# Inflatable ball for horses (not a jolly ball)?



## AlexS (Aug 9, 2010)

Is it horse specific or is it one of those yoga balls?


----------



## Muppetgirl (Sep 16, 2012)

Yeah I know what your talking about....haha you can get big 40" ones with covers to protect them, some of them look like soccer balls....I personally like the big happy face ones.....there are lots online - google "horse toys ball". You'll get plenty of hits


----------



## Spotted (Sep 19, 2012)

maybe e-bay will have some,


----------



## Evansk (Dec 22, 2011)

Smith Brothers them Smith Brothers | Stacy Westfall Red Activity Ball

Jeffers Eqiune Jolly Mega Ball


Stateline Tack Jolly Mega Ball - Statelinetack.com

A lot of online tack stores seem to have them in stock. Although I haven't seen any that large.


----------



## poppy1356 (Jan 18, 2012)

I know my local Fleet Farm has them.

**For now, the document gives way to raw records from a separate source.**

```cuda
#pragma unroll
    for (int i = 0; i < kDof; ++i) {
        const P2<T> x2 = pmk(q[i] - cfg.lim[i][0], cfg.lim[i][1] - q[i]);
        const T sl = qd[i] > T(0) ? T(0) : (qd[i] < T(0) ? T(1) : T(0.5));
        const P2<T> ix = prcp(x2);
        const P2<T> t = pmul(pmk(sl, T(1) - sl), ix);
        const P2<T> u = pmul(pmul(psplat(qd[i] * qd[i]), ix), t);
        const T Ml = T(0.2) * (plo(t) + phi(t));
        if (i < 6) G.M[i][i] -= Ml; else G.m7 += Ml;
        const T du = plo(u) - phi(u);
        G.f[i] += T(-0.02) * du;
        num += qd[i] * (T(0.08) * du);
    }


    V3<T> org_[6];
    if (!kAxesInSmem<T>) {
        org_[0] = mk(cfg.link1[r][0], cfg.link1[r][1], cfg.link1[r][2]);
        org_[1] = org_[0];
        org_[2] = kin_load(kin, NT, tid, 0, 0);
        org_[3] = kin_load(kin, NT, tid, 1, 0);
        org_[4] = kin_load(kin, NT, tid, 2, 0);
        org_[5] = org_[4];
    }
    auto org = [&](int j) -> V3<T> {
        if (!kAxesInSmem<T>) return org_[j];
        return j < 2 ? mk(cfg.link1[r][0], cfg.link1[r][1], cfg.link1[r][2]) : kin_load(kin, NT, tid, j < 4 ? j - 2 : 2, 0);
    };

    constexpr bool kKeepJ8 = sizeof(T) == 4;
    V3<T> Jc[6];
    bool have_j8 = false;
    if (src.collide(cfg.has_coll != 0)) {
        const V3<T> nh = mk(prm[(P_NH + 0) * NT + tid], prm[(P_NH + 1) * NT + tid], prm[(P_NH + 2) * NT + tid]);
        const T dn = prm[P_DN * NT + tid];
        constexpr bool kObstMajor = Src::kObstacleMajor && sizeof(T) == 4;
        int em = 0x3F;
        if constexpr (!Src::kFullLinks) em = cfg.ego_mask[r];
        PointAcc2<T> om[3];
        if (kObstMajor) {
            V3<P2<T>> pp[3], vv[3], cp[3];
            P2<T> rbp[3];
#pragma unroll
            for (int ps = 0; ps < 3; ++ps) {
                const int ea = ps == 0 ? 0 : (ps == 1 ? 2 : 3), eb = ps == 0 ? 1 : (ps == 1 ? 2 : 4);
                V3<T> pa = kin_load(kin, NT, tid, ea, 0), pb = kin_load(kin, NT, tid, eb, 0);
                V3<T> va = kin_load(kin, NT, tid, ea, 3), vb = kin_load(kin, NT, tid, eb, 3);
                V3<T> ca = kin_load(kin, NT, tid, ea, 6), cb = kin_load(kin, NT, tid, eb, 6);
                pp[ps] = V3<P2<T>>{pmk(pa.x, pb.x), pmk(pa.y, pb.y), pmk(pa.z, pb.z)};
                vv[ps] = V3<P2<T>>{pmk(va.x, vb.x), pmk(va.y, vb.y), pmk(va.z, vb.z)};
                cp[ps] = V3<P2<T>>{pmk(ca.x, cb.x), pmk(ca.y, cb.y), pmk(ca.z, cb.z)};
                rbp[ps] = pmk(prm[(P_RB + 2 * ps) * NT + tid], prm[(P_RB + 2 * ps + 1) * NT + tid]);
// ... 45 lines not shown
        }
#pragma unroll 1
        for (int e = 0; e < kEgo; ++e) {
            const int K = e < 3 ? e + 2 : 6;
            const int rb_first = e + (e > 2 ? 1 : 0);
            V3<T> p = kin_load(kin, NT, tid, e, 0), v = kin_load(kin, NT, tid, e, 3), cc = kin_load(kin, NT, tid, e, 6);
            PointAcc<T> acc;
            acc.A = Sym3<T>{T(0), T(0), T(0), T(0), T(0), T(0)};
            acc.b = mk(T(0), T(0), T(0));
            T rb = prm[(P_RB + rb_first) * NT + tid];
            T we = T(1);
            int passes = 1;
            if (e == 2) {
                T rb2 = prm[(P_RB + rb_first + 1) * NT + tid];
                if (Src::kFullLinks || ((em >> rb_first) & 3) == 3) {
                    if (rb2 == rb) we = T(2); else passes = 2;
                } else if ((em >> (rb_first + 1)) & 1) {
                    rb = rb2;
                } else if (!((em >> rb_first) & 1)) {
                    passes = 0;
                }
            } else if (!Src::kFullLinks && !((em >> rb_first) & 1)) {
                passes = 0;
            }
            if (!Src::kFullLinks && passes == 0) continue;
            if (kObstMajor) {
                auto pick = [&](const P2<T>& s0, const P2<T>& s1, const P2<T>& s2) {
                    return e == 0 ? plo(s0) : e == 1 ? phi(s0) : e == 2 ? plo(s1) + phi(s1) : e == 3 ? plo(s2) : phi(s2);
                };
                acc.A.xx = pick(om[0].A.xx, om[1].A.xx, om[2].A.xx); acc.A.xy = pick(om[0].A.xy, om[1].A.xy, om[2].A.xy);
                acc.A.xz = pick(om[0].A.xz, om[1].A.xz, om[2].A.xz); acc.A.yy = pick(om[0].A.yy, om[1].A.yy, om[2].A.yy);
                acc.A.yz = pick(om[0].A.yz, om[1].A.yz, om[2].A.yz); acc.A.zz = pick(om[0].A.zz, om[1].A.zz, om[2].A.zz);
                acc.b.x = pick(om[0].b.x, om[1].b.x, om[2].b.x); acc.b.y = pick(om[0].b.y, om[1].b.y, om[2].b.y);
                acc.b.z = pick(om[0].b.z, om[1].b.z, om[2].b.z);
                num += dot(v, mk(pick(om[0].nv.x, om[1].nv.x, om[2].nv.x), pick(om[0].nv.y, om[1].nv.y, om[2].nv.y),
                                 pick(om[0].nv.z, om[1].nv.z, om[2].nv.z)));
            }
            if (kObstMajorD) {
                auto pk = [&](T a0, T a1, T a2, T a3, T a4) { return e == 0 ? a0 : e == 1 ? a1 : e == 2 ? a2 : e == 3 ? a3 : a4; };
                acc.A.xx = pk(od[0].A.xx, od[1].A.xx, od[2].A.xx, od[3].A.xx, od[4].A.xx);
                acc.A.xy = pk(od[0].A.xy, od[1].A.xy, od[2].A.xy, od[3].A.xy, od[4].A.xy);
                acc.A.xz = pk(od[0].A.xz, od[1].A.xz, od[2].A.xz, od[3].A.xz, od[4].A.xz);
                acc.A.yy = pk(od[0].A.yy, od[1].A.yy, od[2].A.yy, od[3].A.yy, od[4].A.yy);
                acc.A.yz = pk(od[0].A.yz, od[1].A.yz, od[2].A.yz, od[3].A.yz, od[4].A.yz);
                acc.A.zz = pk(od[0].A.zz, od[1].A.zz, od[2].A.zz, od[3].A.zz, od[4].A.zz);
                acc.b.x = pk(od[0].b.x, od[1].b.x, od[2].b.x, od[3].b.x, od[4].b.x);
                acc.b.y = pk(od[0].b.y, od[1].b.y, od[2].b.y, od[3].b.y, od[4].b.y);
                acc.b.z = pk(od[0].b.z, od[1].b.z, od[2].b.z, od[3].b.z, od[4].b.z);
            }
            constexpr bool kPackedSpheres = sizeof(T) == 4 && !kObstMajor;
            const T rb0 = rb;
            for (int pass = 0; pass < passes; ++pass) {
                if (pass == 1) rb = prm[(P_RB + rb_first + 1) * NT + tid];
                if (!kPackedSpheres && !kObstMajor && !kObstMajorD) {
                    if constexpr (Src::kUniformRadius) {
                        const T rho = src.ro + rb, irho = Mth<T>::rcp(rho);
                        src.each([&](V3<T> xo, V3<T> vo, V3<T> co, T, T wo) {
                            sphere_leaf<T, true>(p, v, cc, xo, vo, co, src.vref, src.aref, rho, we * wo, sigma, acc, num, irho);
                        });
                    } else {
                        src.each([&](V3<T> xo, V3<T> vo, V3<T> co, T ro, T wo) {
                            sphere_leaf(p, v, cc, xo, vo, co, src.vref, src.aref, ro + rb, we * wo, sigma, acc, num);
                        });
                    }
                }
                if constexpr (Src::kHasStatic)
                    src.each_static([&](V3<T> xo, T ro) {
                        const V3<T> z0 = mk(T(0), T(0), T(0));
                        sphere_leaf(p, v, cc, xo, z0, z0, T(0), T(0), ro + rb, we, sigma, acc, num);
                    });
                plane_leaf(p, v, cc, nh, dn, rb, we, sigma, acc, num);
            }
            if (kPackedSpheres) {
                PointAcc2<T> acc2;
                acc2.A = Sym3<P2<T>>{pmk(acc.A.xx, T(0)), pmk(acc.A.xy, T(0)), pmk(acc.A.xz, T(0)),
                                     pmk(acc.A.yy, T(0)), pmk(acc.A.yz, T(0)), pmk(acc.A.zz, T(0))};
                acc2.b = V3<P2<T>>{pmk(acc.b.x, T(0)), pmk(acc.b.y, T(0)), pmk(acc.b.z, T(0))};
                acc2.nv = V3<P2<T>>{psplat(T(0)), psplat(T(0)), psplat(T(0))};
                const V3<P2<T>> p2{psplat(p.x), psplat(p.y), psplat(p.z)}, v2{psplat(v.x), psplat(v.y), psplat(v.z)},
                    c2{psplat(cc.x), psplat(cc.y), psplat(cc.z)};
                const P2<T> cw = psplat(T(0.02) * we);
                rb = rb0;
                for (int pass = 0; pass < passes; ++pass) {
                    if (pass == 1) rb = prm[(P_RB + rb_first + 1) * NT + tid];
                    if constexpr (Src::kUniformRadius) {
                        const P2<T> irho = psplat(Mth<T>::rcp(src.ro + rb)), nrho = psplat(-(src.ro + rb));
                        src.each2([&](const V3<P2<T>>& xo, const V3<P2<T>>& vo, const V3<P2<T>>& co, P2<T>, P2<T> wo) {
                            sphere_leaf2<T, true>(p2, v2, c2, xo, vo, co, src.vref, src.aref, nrho, irho, pmul(wo, cw), sigma, acc2);
                        });
                    } else {
                        src.each2([&](const V3<P2<T>>& xo, const V3<P2<T>>& vo, const V3<P2<T>>& co, P2<T> ro, P2<T> wo) {
                            sphere_leaf2<T, false>(p2, v2, c2, xo, vo, co, src.vref, src.aref, padd(ro, psplat(rb)), ro,
                                                   pmul(wo, cw), sigma, acc2);
                        });
                    }
                }
                acc.A.xx = plo(acc2.A.xx) + phi(acc2.A.xx); acc.A.xy = plo(acc2.A.xy) + phi(acc2.A.xy);
                acc.A.xz = plo(acc2.A.xz) + phi(acc2.A.xz); acc.A.yy = plo(acc2.A.yy) + phi(acc2.A.yy);
                acc.A.yz = plo(acc2.A.yz) + phi(acc2.A.yz); acc.A.zz = plo(acc2.A.zz) + phi(acc2.A.zz);
                acc.b.x = plo(acc2.b.x) + phi(acc2.b.x); acc.b.y = plo(acc2.b.y) + phi(acc2.b.y);
                acc.b.z = plo(acc2.b.z) + phi(acc2.b.z);
                num = Mth<T>::fma(v.x, plo(acc2.nv.x) + phi(acc2.nv.x),
                                  Mth<T>::fma(v.y, plo(acc2.nv.y) + phi(acc2.nv.y), Mth<T>::fma(v.z, plo(acc2.nv.z) + phi(acc2.nv.z), num)));
            }
            stiff_sum += (acc.A.xx + acc.A.yy) + acc.A.zz;
            if (kKeepJ8 && e == kEgo - 1) have_j8 = true;
#pragma unroll
            for (int j = 0; j < 6; ++j)
                if (j < K) Jc[j] = cross(axis_of(ch, kin, NT, tid, j), p - org(j));
#pragma unroll
            for (int j = 0; j < 6; ++j) {
                if (j < K) {
                    V3<T> AJ = symmul(acc.A, Jc[j]);
                    G.f[j] = dot_add(Jc[j], acc.b, G.f[j]);
#pragma unroll
                    for (int i = 0; i <= j; ++i) G.M[i][j] = dot_sub(Jc[i], AJ, G.M[i][j]);
                }
            }
        }
    }

    if (stiff != nullptr) *stiff = stiff_sum;

    T qMq = G.m7 * qd[6] * qd[6];
#pragma unroll
    for (int i = 0; i < 6; ++i) {
// ... 45 lines not shown
            F.f[j] = dot_add(Jc[j], t0, dot_add(Jd[j], u1, F.f[j]));
#pragma unroll
            for (int i = 0; i <= j; ++i) F.M[i][j] = dot_add(Jc[i], A0, dot_add(Jd[i], A1, F.M[i][j]));
        }
        T x2 = q[6] - prm[P_G2 * NT + tid];
        T dpsi2, m2;
        attractor_scalars(Mth<T>::abs(x2), prm[P_W2 * NT + tid], dpsi2, m2);
        F.f[6] += m2 * dpsi2 * (x2 > T(0) ? T(1) : (x2 < T(0) ? T(-1) : T(0)));
        F.m7 += m2;
    }

    T hg[kDof], hf[kDof];
    if (sizeof(T) == 4) {
        P2<T> M2[6][6], b2[6], x2[6];
#pragma unroll
        for (int j = 0; j < 6; ++j) {
            b2[j] = pmk(G.f[j], F.f[j]);
#pragma unroll
            for (int i = 0; i <= j; ++i) M2[i][j] = pmk(G.M[i][j], F.M[i][j]);
        }
        chol_solve6n_pair(M2, e, b2, x2);
#pragma unroll
        for (int j = 0; j < 6; ++j) {
            hg[j] = plo(x2[j]);
            hf[j] = phi(x2[j]);
        }
    } else {
        chol_solve6n(G.M, e, G.f, hg);
        chol_solve6n(F.M, e, F.f, hf);
    }
    hg[6] = G.f[6] * Mth<T>::rcp(G.m7 + e);
    hf[6] = F.f[6] * Mth<T>::rcp(F.m7 + e);
    T qq = T(0), qhg = T(0), qhf = T(0);
#pragma unroll
    for (int i = 0; i < kDof; ++i) {
        qq += qd[i] * qd[i];
        qhg += qd[i] * hg[i];
        qhf += qd[i] * hf[i];
    }
    const T iden = Mth<T>::rcp(e + cfg.s2 * qq);
    const T a_ex0 = -cfg.s2 * qhg * iden, a_exf = -cfg.s2 * qhf * iden;
    const T eta = T(0.5) * (Mth<T>::tanh(T(-0.45) * qq - T(0.5)) + T(1));
    const T a_ex = eta * a_ex0 + (T(1) - eta) * a_exf;
    const T beta = T(0.5) * (Mth<T>::tanh(T(-0.5) * (xpsi - T(0.02))) + T(1)) * T(6.5) + T(0.01) +
                   Mth<T>::max(T(0), a_geom - a_ex);
    const T damp = a_ex + beta;
#pragma unroll
    for (int i = 0; i < kDof; ++i) {
        T qdd = -hf[i] - damp * qd[i];
        act[i] = cfg.mode == 1 ? qd[i] + cfg.dt * qdd : qdd;
    }
}

constexpr int kTile = 32;

template <typename T> struct SmemSrc {
    static constexpr bool kUniformRadius = false;
    static constexpr bool kFullLinks = false;
    static constexpr bool kHasStatic = true;
    template <typename F> MRF_HD void each_static(F f) const {
        for (int o = 0; o < n_static; ++o) {
            const T* b = stat + (o * 4) * NT + tid_s;
            f(mk(b[0], b[NT], b[2 * NT]), b[3 * NT]);
        }
    }
    static constexpr bool kObstacleMajor = false;
    MRF_HD bool collide(bool has) const { return has; }
    const DevCfg<T>& cfg;
    const T* kin;
    int NT, lane, r;
    T vref, aref;
    const T* stat = nullptr;
    int n_static = 0, tid_s = 0;
    template <typename F> MRF_HD void each(F f) const {
        const int ne = cfg.ent_n[r];
#pragma unroll 2
        for (int k = 0; k < ne; ++k) {
            const int t = cfg.ent_rob[r][k] * kTile + lane, e = cfg.ent_src[r][k];
            f(kin_load(kin, NT, t, e, 0), kin_load(kin, NT, t, e, 3), kin_load(kin, NT, t, e, 6), cfg.ent_rad[r][k],
              cfg.ent_w[r][k]);
        }
    }
    template <typename F> MRF_HD void each2(F f) const {
        const int ne = cfg.ent_n[r];
        for (int k = 0; k < ne; k += 2) {
            const int k1 = k + 1 < ne ? k + 1 : k;
            const int ta = cfg.ent_rob[r][k] * kTile + lane, tb = cfg.ent_rob[r][k1] * kTile + lane;
            const int ea = cfg.ent_src[r][k], eb = cfg.ent_src[r][k1];
            const V3<T> xa = kin_load(kin, NT, ta, ea, 0), va = kin_load(kin, NT, ta, ea, 3), ca = kin_load(kin, NT, ta, ea, 6);
            const V3<T> xb = kin_load(kin, NT, tb, eb, 0), vb = kin_load(kin, NT, tb, eb, 3), cb = kin_load(kin, NT, tb, eb, 6);
            f(V3<P2<T>>{pmk(xa.x, xb.x), pmk(xa.y, xb.y), pmk(xa.z, xb.z)},
              V3<P2<T>>{pmk(va.x, vb.x), pmk(va.y, vb.y), pmk(va.z, vb.z)},
              V3<P2<T>>{pmk(ca.x, cb.x), pmk(ca.y, cb.y), pmk(ca.z, cb.z)},
              pmk(cfg.ent_rad[r][k], cfg.ent_rad[r][k1]), pmk(cfg.ent_w[r][k], k1 == k ? T(0) : cfg.ent_w[r][k1]));
        }
    }
};

template <typename T, int R> struct SmemSrcUniform {
    static constexpr bool kUniformRadius = true;
    static constexpr bool kFullLinks = true;
    static constexpr bool kHasStatic = false;
    static constexpr bool kObstacleMajor = false;
    MRF_HD bool collide(bool has) const { return has; }
    const T* kin;
    int lane, r;
    T vref, aref, ro;
    template <typename F> MRF_HD void each(F f) const {
// ... 153 lines not shown
```

Before: 3.897 billion.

Only about $40.


----------



## horsecrazed09 (Sep 24, 2012)

my local farm supply store carries them for about 25USD


----------



## DancingArabian (Jul 15, 2011)

Those are all around 40" or so. The one I'm after was over 5' tall! It was seriously huge - I coulda lean on it while mounted. My horse LOVED it - he had way more fun with it than he ever did win a mega jolly ball.
_Posted via Mobile Device_


----------



## Evansk (Dec 22, 2011)

Would a Gymnastic ball work? They have them in the 5ft size.


----------



## DancingArabian (Jul 15, 2011)

Maybe that's what it was? Would I just search for gymnastic ball? He also had some kind of blower to fill it up and that was scarier to the horses than the ball!
_Posted via Mobile Device_


----------



## Evansk (Dec 22, 2011)

I found this, Mega Ball - 60" (5ft) Orange - Exercise and Therapy Balls 


something like this? Hornet 12v Mini air Compressor for Cars & trucks I think would work for inflating the Ball.


----------



## DancingArabian (Jul 15, 2011)

That must be it! Thank you!
_Posted via Mobile Device_


----------



## wetrain17 (May 25, 2011)

Evansk said:


> I found this, Mega Ball - 60" (5ft) Orange - Exercise and Therapy Balls
> 
> 
> something like this? Hornet 12v Mini air Compressor for Cars & trucks I think would work for inflating the Ball.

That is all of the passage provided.